The Israeli government, including Prime Minister Eshkol and his military authorities, made concerted efforts to prevent Jordanian military involvement. After the first They used various channels, including friendly states, the U.S. State Department, the British Foreign Office, and General Odd Bull in Jerusalem, to convey explicit assurances to King Hussein that Israel would abstain from any attack if Jordan and its government stayed out of the war.[74] Eshkol communicated directly to King Hussein through General Bull, stating, “We shall not initiate any action whatsoever against Jordan. However, should Jordan open hostilities, we shall react with all our might, and the King will have to bear the full responsibility for all the consequences.”[75] Similarly, General Rabin had assured King Hussein that Israel had no wish for war with Jordan.[76] These efforts were explicitly supported by Israel’s military authorities.[77]

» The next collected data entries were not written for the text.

void dev_backsolve(gsx_context* c, const WildfireArgs* wf) {
  static const bool levels_only = std::getenv("GSX_BS_TREE_OFF") != nullptr;
  if (wf != nullptr || levels_only) {
    dev_backsolve_levels(c, wf);
    return;
  }
  const Symbolic& S = c->S;
  timer_begin(c, PH_BACKSOLVE);
  c->delta_overwritten();
  for (int l = S.n_ulevels - 1; l >= 0; --l) {
    const int b0 = S.ulvl_ptr[l], se = S.ulvl_small_end[l], e = S.ulvl_ptr[l + 1];
    if (e > se) {
      int big_maxn = 0, big_maxF = 0, big_maxS = 0;
      for (int k = se; k < e; ++k) {
        big_maxn = std::max(big_maxn, S.N[S.usched[k]]);
        big_maxF = std::max(big_maxF, S.F[S.usched[k]]);
        big_maxS = std::max(big_maxS, S.N[S.usched[k]] - S.F[S.usched[k]]);
      }
      if (c->profiling > 0) timer_begin(c, PH_K_BACKSOLVE);
      if (backsolve_big_lds(big_maxn, big_maxF, big_maxS) > 0)
        launch_backsolve_big(c->DS, c->d_usched.p + se, e - se, big_maxn, big_maxF, c->d_arena.p, c->d_delta.p, c->d_status.p,
                             c->stream);
      else
        launch_backsolve(c->DS, c->d_usched.p + se, e - se, 1024, big_maxn, c->d_arena.p, c->d_delta.p, c->d_status.p,
                         c->stream);
      if (c->profiling > 0) timer_end(c, PH_K_BACKSOLVE);
    }
    if (se > b0) {
      int maxn = 0, maxF = 0;
      for (int k = b0; k < se; ++k) {
        maxn = std::max(maxn, S.N[S.usched[k]]);
        maxF = std::max(maxF, S.F[S.usched[k]]);
      }
      if (c->profiling > 0) timer_begin(c, PH_K_BACKSOLVE);
      if (backsolve_small_fits(maxn, maxF))
        launch_backsolve_small(c->DS, c->d_usched.p + b0, se - b0, maxF, c->d_arena.p, c->d_delta.p, c->d_status.p, c->stream);
      else
        launch_backsolve(c->DS, c->d_usched.p + b0, se - b0, maxn <= 48 ? 64 : 256, maxn, c->d_arena.p, c->d_delta.p,
                         c->d_status.p, c->stream);
      if (c->profiling > 0) timer_end(c, PH_K_BACKSOLVE);
    }
  }
  if (c->bst_total > 0) {
    hipMemsetAsync(c->d_bst_counters.p, 0, 2 * sizeof(int), c->stream);
    if (++c->bst_epoch == 0) c->bst_epoch = 1;
    if (c->profiling > 0) timer_begin(c, PH_K_BACKSOLVE);
    launch_backsolve_tree(c->DS,
                          BacksolveTreeArgs{c->d_bst_roots.p, c->bst_roots, c->bst_total, c->d_bst_child_ptr.p,
                                            c->d_bst_children.p, c->d_bst_ready.p, c->d_bst_counters.p,
                                            c->d_bst_counters.p + 1, c->bst_epoch},
                          c->d_arena.p, c->d_delta.p, c->d_status.p, c->stream);
    if (c->profiling > 0) timer_end(c, PH_K_BACKSOLVE);
    debug_sync(c, "backsolve_tree", c->bst_roots, c->bst_total);
  }
  if (S.n_levels > 0 && S.lvl_leaf_end[0] > S.lvl_ptr[0])
    launch_backsolve_leaf(c->DS, c->d_leaf_recs.p + (S.lvl_ptr[0] - c->leaf_base), S.lvl_leaf_end[0] - S.lvl_ptr[0],
                          c->leaf_max_F[0], c->d_arena.p, c->d_delta.p, c->d_status.p, c->stream);
  timer_end(c, PH_BACKSOLVE);
}
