struct alignas( 16 ) ResidualLds {
  union {
    int16_t cf[25][16];
    int16_t res[24][16];
  };
  int16_t im[24][16];
// ... 762 lines not shown
    __syncthreads();

    if ( on ) {
      const int pl = l >> 3, r = l & 7;
      const uint32_t a0 = *reinterpret_cast<const uint32_t *>( &S.c[pl][0][16] ), a1 = *reinterpret_cast<const uint32_t *>( &S.c[pl][0][20] );
      const int sa = absdiff_sum4( a0 ) + absdiff_sum4( a1 );
      int sl = 0;
#pragma unroll
      for ( int i = 0; i < 8; i++ ) sl += S.c[pl][i + 1][15];
      const int dc = bigpred_dc( sa, sl, row > 0, col > 0, 3 );
      const int corner = S.c[pl][0][15], left = S.c[pl][r + 1][15];
      const int blk = 16 + pl * 4 + ( r >> 2 ) * 2;
      const uint32_t o0 = bigpred_x4( uv_mode, a0, left, corner, dc, has_res, &S.res[blk][( r & 3 ) * 4] );
      const uint32_t o1 = bigpred_x4( uv_mode, a1, left, corner, dc, has_res, &S.res[blk + 1][( r & 3 ) * 4] );
      *reinterpret_cast<uint2 *>( Cl + static_cast<size_t>( cy0 + r ) * cw + cx0 ) = make_uint2( o0, o1 );
    }
    const bool bp = on && y_mode == B_PRED;
    if ( on && !bp ) {
      const int r = l;
      uint32_t a[4];
      int sa = 0, sl = 0;
#pragma unroll
      for ( int k = 0; k < 4; k++ ) { a[k] = *reinterpret_cast<const uint32_t *>( &S.y[0][16 + 4 * k] ); sa += absdiff_sum4( a[k] ); }
#pragma unroll
      for ( int i = 0; i < 16; i++ ) sl += S.y[i + 1][15];
      const int dc = bigpred_dc( sa, sl, row > 0, col > 0, 4 );
      const int corner = S.y[0][15], left = S.y[r + 1][15];
      uint32_t o[4];
#pragma unroll
      for ( int k = 0; k < 4; k++ ) o[k] = bigpred_x4( y_mode, a[k], left, corner, dc, has_res, &S.res[( r >> 2 ) * 4 + k][( r & 3 ) * 4] );
      *reinterpret_cast<uint4 *>( Y + static_cast<size_t>( y0 + r ) * pw + x0 ) = make_uint4( o[0], o[1], o[2], o[3] );
    }
    if ( __any( bp ) ) {
#pragma unroll
      for ( int b = 0; b < 16; b++ ) {
        const int bx = b & 3, by = b >> 2;
        const int ar = by * 4, ac = bx * 4 + 15;
        if ( bp ) {
          const uint32_t word = by == 0 ? bm.x : ( by == 1 ? bm.y : ( by == 2 ? bm.z : bm.w ) );
          const int mode = ( word >> ( 8 * bx ) ) & 0xFF;
          const uint32_t e = L.tab[mode * 16 + l];
          const uint8_t * const org = &S.y[ar][ac];
          const int lift = bx == 3 ? ar * 48 : 0;
          const int e0 = org[static_cast<int>( e & 0xFF ) - ( ( e >> 24 ) & 1 ? lift : 0 )];
          const int e1 = org[static_cast<int>( ( e >> 8 ) & 0xFF ) - ( ( e >> 25 ) & 1 ? lift : 0 )];
          const int e2 = org[static_cast<int>( ( e >> 16 ) & 0xFF ) - ( ( e >> 26 ) & 1 ? lift : 0 )];
          const uint32_t above4 = *reinterpret_cast<const uint32_t *>( &S.y[ar][ac + 1] );
          const int dc = ( absdiff_sum4( above4 ) + S.y[ar + 1][ac] + S.y[ar + 2][ac] + S.y[ar + 3][ac] + S.y[ar + 4][ac] + 4 ) >> 3;
          int v = bpred_eval( e >> 27, e0, e1, e2, dc );
          if ( has_res ) v = clamp255( v + S.res[b][l] );
          S.y[ar + 1 + ( l >> 2 )][ac + 1 + ( l & 3 )] = static_cast<uint8_t>( v );
        }
        __syncthreads();
      }
      if ( bp ) *reinterpret_cast<uint4 *>( Y + static_cast<size_t>( y0 + l ) * pw + x0 ) = *reinterpret_cast<const uint4 *>( &S.y[l + 1][16] );
    }
    __syncthreads();
  }
  publish_progress( frame_on && l == 0 && !row_done, &progress[row], mbw );
}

Not only talks — Israel’s actions reflected their position

The position in the requests and talks with Jordan reflected in a desire to respect existing agreements and avoid provocations, as was seen in the Israeli policies prior to the war. In 1967, the cabinet decided unanimously to keep the 1967 Independence Day parade (15 May) in Jerusalem strictly within the limits prescribed by the armistice agreement with Jordan, despite Jordanian violations that included denying entry of Jews to the holiest site in Judaism.[78] Israeli leaders initially considered Jordanian artillery fire on Jerusalem on June 5, 1967, as a “salvo to uphold Jordanian honor” rather than a full-scale offensive,[79] sending a second note to the King to desist.[80] At this point, Israel still had no intention of attacking the West Bank, and their deployment was purely defensive.[81] Notably, “no one in the cabinet or the general staff had proposed the capture of the Old City before the Jordanian bombardment began,” and even then, Israel was reluctant to advance into that holy part of the Jewish patrimony.[82] Defense Minister Dayan reportedly ordered a defensive approach, seeking to encircle Jerusalem without entering the Old City, saying ‘We don’t need that Vatican’.[83] All troops in the area were there for defensive purposes exclusively[84] and had strict orders to not take any act that could be considered “offensive” (not even patrol!).[85]

The situation for the Israelis had become dire. From the ridge near Government House, Jordanian troops had a clear path to sweep through southern Jerusalem—Talpiot, Katamon, and San Simon—and potentially join forces with units and tanks coming down from Mount Scopus in the north. The fall of the entire city was a real possibility.[86] Meanwhile, on the West Bank, Iraq’s 8th Mechanized Brigade—bolstered by a Palestinian battalion—was advancing toward the Damiya Bridge, taking over the positions previously manned by the 40th Armored Brigade. With seven Jordanian brigades already in the area, the combined forces posed a serious threat of slicing Israel in two[87]

But when the Jordanian shelling intensified, not only in Jerusalem but along the entire border, and when troops of the Jordanian army occupied UN headquarters at Government House, the former residence of British High Commissioners, the Israelis realized that the Jordanians were not just putting on a show, and the war began in earnest.[88] That’s when Israel started attacking Jordan.